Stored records
Segment Open

int launch_sdf_fwd_train(const float* packed, const float* pts, int64_t npts, float* sdf, float* feat, float* act,
                         float* eaux, float* absmax, int grid, int arith, hipStream_t stream);
int launch_sdf_grad(const float* packed, const float* pts, int64_t npts, const float* act, float* asave, float* normals,
                    int save, float* gesave, float* absmax, int grid, int arith, hipStream_t stream);
int launch_color_fwd(const float* packed, const float* pts, const float* dirs, int n_per_ray, const float* normals,
                     const float* feat, int64_t npts, float* color, float* cact, float* caux, int save, float* absmax, int grid,
                     int arith, hipStream_t stream);
int launch_sdf_grad_h(const float* packed, const float* pts, int64_t npts, const float* act, float* asave, float* normals,
                      int save, float* gesave, unsigned* absmax, int grid, hipStream_t stream);
int launch_color_fwd_h(const float* packed, const float* pts, const float* dirs, int n_per_ray, const float* normals,
                       const float* feat, int64_t npts, float* color, float* cact, float* caux, int save, unsigned* absmax,
                       int grid, hipStream_t stream);
int launch_color_bwd_h(const float* packed, const float* colors, const float* d_colors, const float* dirs, int n_per_ray,
                       int64_t npts, const float* cact, float* czbar, float* featbar, float* d_normals, float* tpart,
                       float* d_pts, float* d_dirs_pts, unsigned* absmax, unsigned* tmax, int grid, hipStream_t st);
int launch_sdf_tangent_h(const float* packed, const float* pts, const float* d_normals, int64_t npts, const float* act,
                         const float* asave, float* t0aux, float* tsave, float* rsave, float* tpart, unsigned* absmax, unsigned* tmax,
                         int grid, hipStream_t st);
int launch_sdf_bwd_h(const float* packed, const float* d_sdf, const float* pts, const float* d_normals, int64_t npts,
                     const float* act, const float* rsave, const float* featbar, const float* gesave, float* zbar, float* tpart,
                     float* d_pts, unsigned* absmax, unsigned* tmax, int grid, hipStream_t st);

enum : int { CHAIN_FORM_AUTO = 0, CHAIN_FORM_TILE = 1, CHAIN_FORM_PAIR = 2 };
bool pair_form_available();
int pair_form_cus();
inline bool use_pair_form(int form, int64_t npts, bool auto_pair) {
    if (form == CHAIN_FORM_PAIR) return true;
    if (form == CHAIN_FORM_TILE || !auto_pair) return false;
    const int cus = pair_form_cus();
    return cus > 0 && (npts + TM - 1) / TM >= 2 * (int64_t)cus;
}
int launch_color_fwd_p(const float* packed, const float* pts, const float* dirs, int n_per_ray, const float* normals,
                       const float* feat, int64_t npts, float* color, float* cact, float* caux, int save, unsigned* absmax,
                       hipStream_t stream);

int launch_sdf_grad_p(const float* packed, const float* pts, int64_t npts, const float* act, float* asave, float* normals, int save,
                      float* gesave, unsigned* absmax, hipStream_t stream);

int launch_color_bwd_p(const float* packed, const float* colors, const float* d_colors, int64_t npts, const float* cact, float* czbar,
                       float* featbar, float* d_normals, float* tpart, unsigned* absmax, unsigned* tmax, hipStream_t stream);

int launch_gen_rays(const uint8_t* rgb, const int8_t* label, const uint8_t* normal, const float* R, const float* T,
                    const float* Kinv, int H, int W, int frame, const int64_t* px, const int64_t* py, int64_t B,
                    float* rays, float* near, float* far, hipStream_t st);
int launch_coarse_samples(const float* o, const float* d, const float* near, const float* far, const float* t_rand,
                          int64_t B, int n, float* z, float* pts, hipStream_t st);
int launch_upsample(const float* o, const float* d, const float* z, const float* sdf, int64_t B, int n, int n_new,
                    float inv_s, float* z_new, float* pts_new, hipStream_t st);
int launch_merge(const float* z, const float* z_new, const float* sdf, const float* sdf_new, int64_t B, int n, int n_new,
                 float* z_out, float* sdf_out, hipStream_t st);
int launch_midpoints(const float* o, const float* d, const float* z, int64_t B, int n, float sample_dist, float* pts,
                     hipStream_t st);
int launch_render_fwd(const float* o, const float* d, const float* z, const float* sdf, const float* normals,
                      const float* colors, const float* inv_s, float car, float sample_dist, const float* bg, int64_t B,
                      int n, float* weights, float* color, float* wsum, float* wmax, float* cdf, float* inside, float* eik,
                      float* nmap, const int64_t* seg_off, const int32_t* seg_cnt, hipStream_t st);
int launch_render_bwd(const float* o, const float* d, const float* z, const float* sdf, const float* normals,
                      const float* colors, const float* inv_s, float car, float sample_dist, const float* bg, int64_t B,
                      int n, const float* d_color, const float* d_wsum, const float* d_weights, const float* d_gradients,
                      const float* d_nmap, const float* eik_coef, float* d_sdf, float* d_normals, float* d_colors,
                      float* d_inv_s, float* d_rays_d, const int64_t* seg_off, const int32_t* seg_cnt, hipStream_t st);
int launch_march_count(const float* o, const float* d, const float* near, const float* far, const float* u, const uint8_t* occ,
                       int res, float radius, float step, float half_step, int max_samples, int64_t B, int32_t* cnt,
                       hipStream_t st);
int launch_march_emit(const float* o, const float* d, const float* near, const float* far, const float* u, const uint8_t* occ,
                      int res, float radius, float step, float half_step, int max_samples, int64_t B, const int64_t* off,
                      const int32_t* keep, float* t_start, float* pts, float* dirs_pts, int32_t* ray_idx, hipStream_t st);
int launch_trace_init(const float* R, const float* T, const float* Kinv, int h, int w, int level, float bound, int64_t N, float* o,
                      float* d, float* t, float* t_far, uint8_t* state, hipStream_t st);
int launch_trace_step(const int32_t* idx, const int32_t* count, const float* s, const float* o, const float* d, int64_t rays_per_view,
                      int64_t N, float* t, const float* t_far, float* t_lo, float* s_lo, float* t_hi, float* s_hi, uint8_t* state,
                      uint16_t* nq, uint8_t* nref, uint8_t* flags, float eps, float relax, float min_step, float max_step,
                      int refine_steps, int64_t n_max, float* pts, hipStream_t st);
int launch_trace_points(const int32_t* idx, const float* o, const float* d, const float* t, int64_t rays_per_view, int64_t N, int64_t n,
                        float* pts, hipStream_t st);
int launch_trace_compact(const int32_t* idx, const int32_t* count, const uint8_t* state, const float* o, const float* d, const float* t,
                         int64_t rays_per_view, int64_t N, int64_t n_max, int32_t* block_off, int32_t* idx_out, int32_t* count_out,
                         float* pts_out, hipStream_t st);
int launch_trace_compose(const uint8_t* state, const float* t, const float* d, const int32_t* slot, const float* normals,
                         const float* colors, int64_t n_hits, const float* R, int h, int w, int level, int H, int W, int background,
                         const uint8_t* frame_rgb, const int32_t* frame_idx, int n_frames, int64_t N, uint8_t* rgb, float* depth,
                         uint8_t* normal, uint8_t* hit, hipStream_t st);
int launch_loss(const float* color, const float* wsum, const float* nmap, const float* eik, const float* rays,
                const float* R, int64_t B, float igr_w, float mask_w, float normal_w, float* stats, float* d_color,
                float* d_wsum, float* d_nmap, float* eik_coef, hipStream_t st);

int launch_corr_loss(const float* rays_o, const float* rays_d, const float* z, const float* weights, const float* corr,
                     const float* R_all, const float* T_all, int n_frames, const float* K, int64_t B, int n, float sample_dist,
                     float delta_px, float corr_w, float* stats, float* residual_px, float* d_weights, float* pose_adj,
                     hipStream_t st);

int launch_color_bwd(const float* packed, const float* colors, const float* d_colors, int64_t npts, const float* cact,
                     float* czbar, float* featbar, float* d_normals, float* tpart, float* absmax, int grid, int arith, hipStream_t st);
int launch_color_bwd_rays(const float* packed, const float* colors, const float* d_colors, const float* dirs, int n_per_ray,
                          int64_t npts, const float* cact, float* czbar, float* featbar, float* d_normals, float* tpart,
                          float* d_pts, float* d_dirs_pts, float* absmax, int grid, int arith, hipStream_t st);
int launch_sdf_bwd_rays(const float* packed, const float* d_sdf, const float* pts, const float* d_normals, int64_t npts,
                        const float* act, const float* rsave, const float* featbar, const float* gesave, float* zbar,
                        float* tpart, float* d_pts, float* absmax, int grid, int arith, hipStream_t st);
int launch_sdf_tangent(const float* packed, const float* pts, const float* d_normals, int64_t npts, const float* act,
                       const float* asave, float* t0aux, float* tsave, float* rsave, float* tpart, float* absmax, int grid, int arith,
                       hipStream_t st);
int launch_sdf_bwd(const float* packed, const float* d_sdf, int64_t npts, const float* act, const float* rsave,
                   const float* featbar, float* zbar, float* tpart, float* absmax, int grid, int arith, hipStream_t st);
struct Workspace;
int launch_weight_grads_gemm(const Workspace& w, float* slabs, float* tred, int G, int nS, int arith, hipStream_t st);
int launch_weight_grads_fold(const Workspace& w, float* slabs, float* tred, int G, int nS, const float* params,
                             const float* packed, float* grad, hipStream_t st);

Segment Closed

▶ _AIM OF THE TASK_:
In the entries above, restate word for word the lines between the one holding "const uint8_t* frame_rgb, const" and the one holding "float* tpart, float* d_pts, float*", inclusive, and nothing besides.

▶ _REPLY_:
                         const uint8_t* frame_rgb, const int32_t* frame_idx, int n_frames, int64_t N, uint8_t* rgb, float* depth,
                         uint8_t* normal, uint8_t* hit, hipStream_t st);
int launch_loss(const float* color, const float* wsum, const float* nmap, const float* eik, const float* rays,
                const float* R, int64_t B, float igr_w, float mask_w, float normal_w, float* stats, float* d_color,
                float* d_wsum, float* d_nmap, float* eik_coef, hipStream_t st);

int launch_corr_loss(const float* rays_o, const float* rays_d, const float* z, const float* weights, const float* corr,
                     const float* R_all, const float* T_all, int n_frames, const float* K, int64_t B, int n, float sample_dist,
                     float delta_px, float corr_w, float* stats, float* residual_px, float* d_weights, float* pose_adj,
                     hipStream_t st);

int launch_color_bwd(const float* packed, const float* colors, const float* d_colors, int64_t npts, const float* cact,
                     float* czbar, float* featbar, float* d_normals, float* tpart, float* absmax, int grid, int arith, hipStream_t st);
int launch_color_bwd_rays(const float* packed, const float* colors, const float* d_colors, const float* dirs, int n_per_ray,
                          int64_t npts, const float* cact, float* czbar, float* featbar, float* d_normals, float* tpart,
                          float* d_pts, float* d_dirs_pts, float* absmax, int grid, int arith, hipStream_t st);
int launch_sdf_bwd_rays(const float* packed, const float* d_sdf, const float* pts, const float* d_normals, int64_t npts,
                        const float* act, const float* rsave, const float* featbar, const float* gesave, float* zbar,
                        float* tpart, float* d_pts, float* absmax, int grid, int arith, hipStream_t st);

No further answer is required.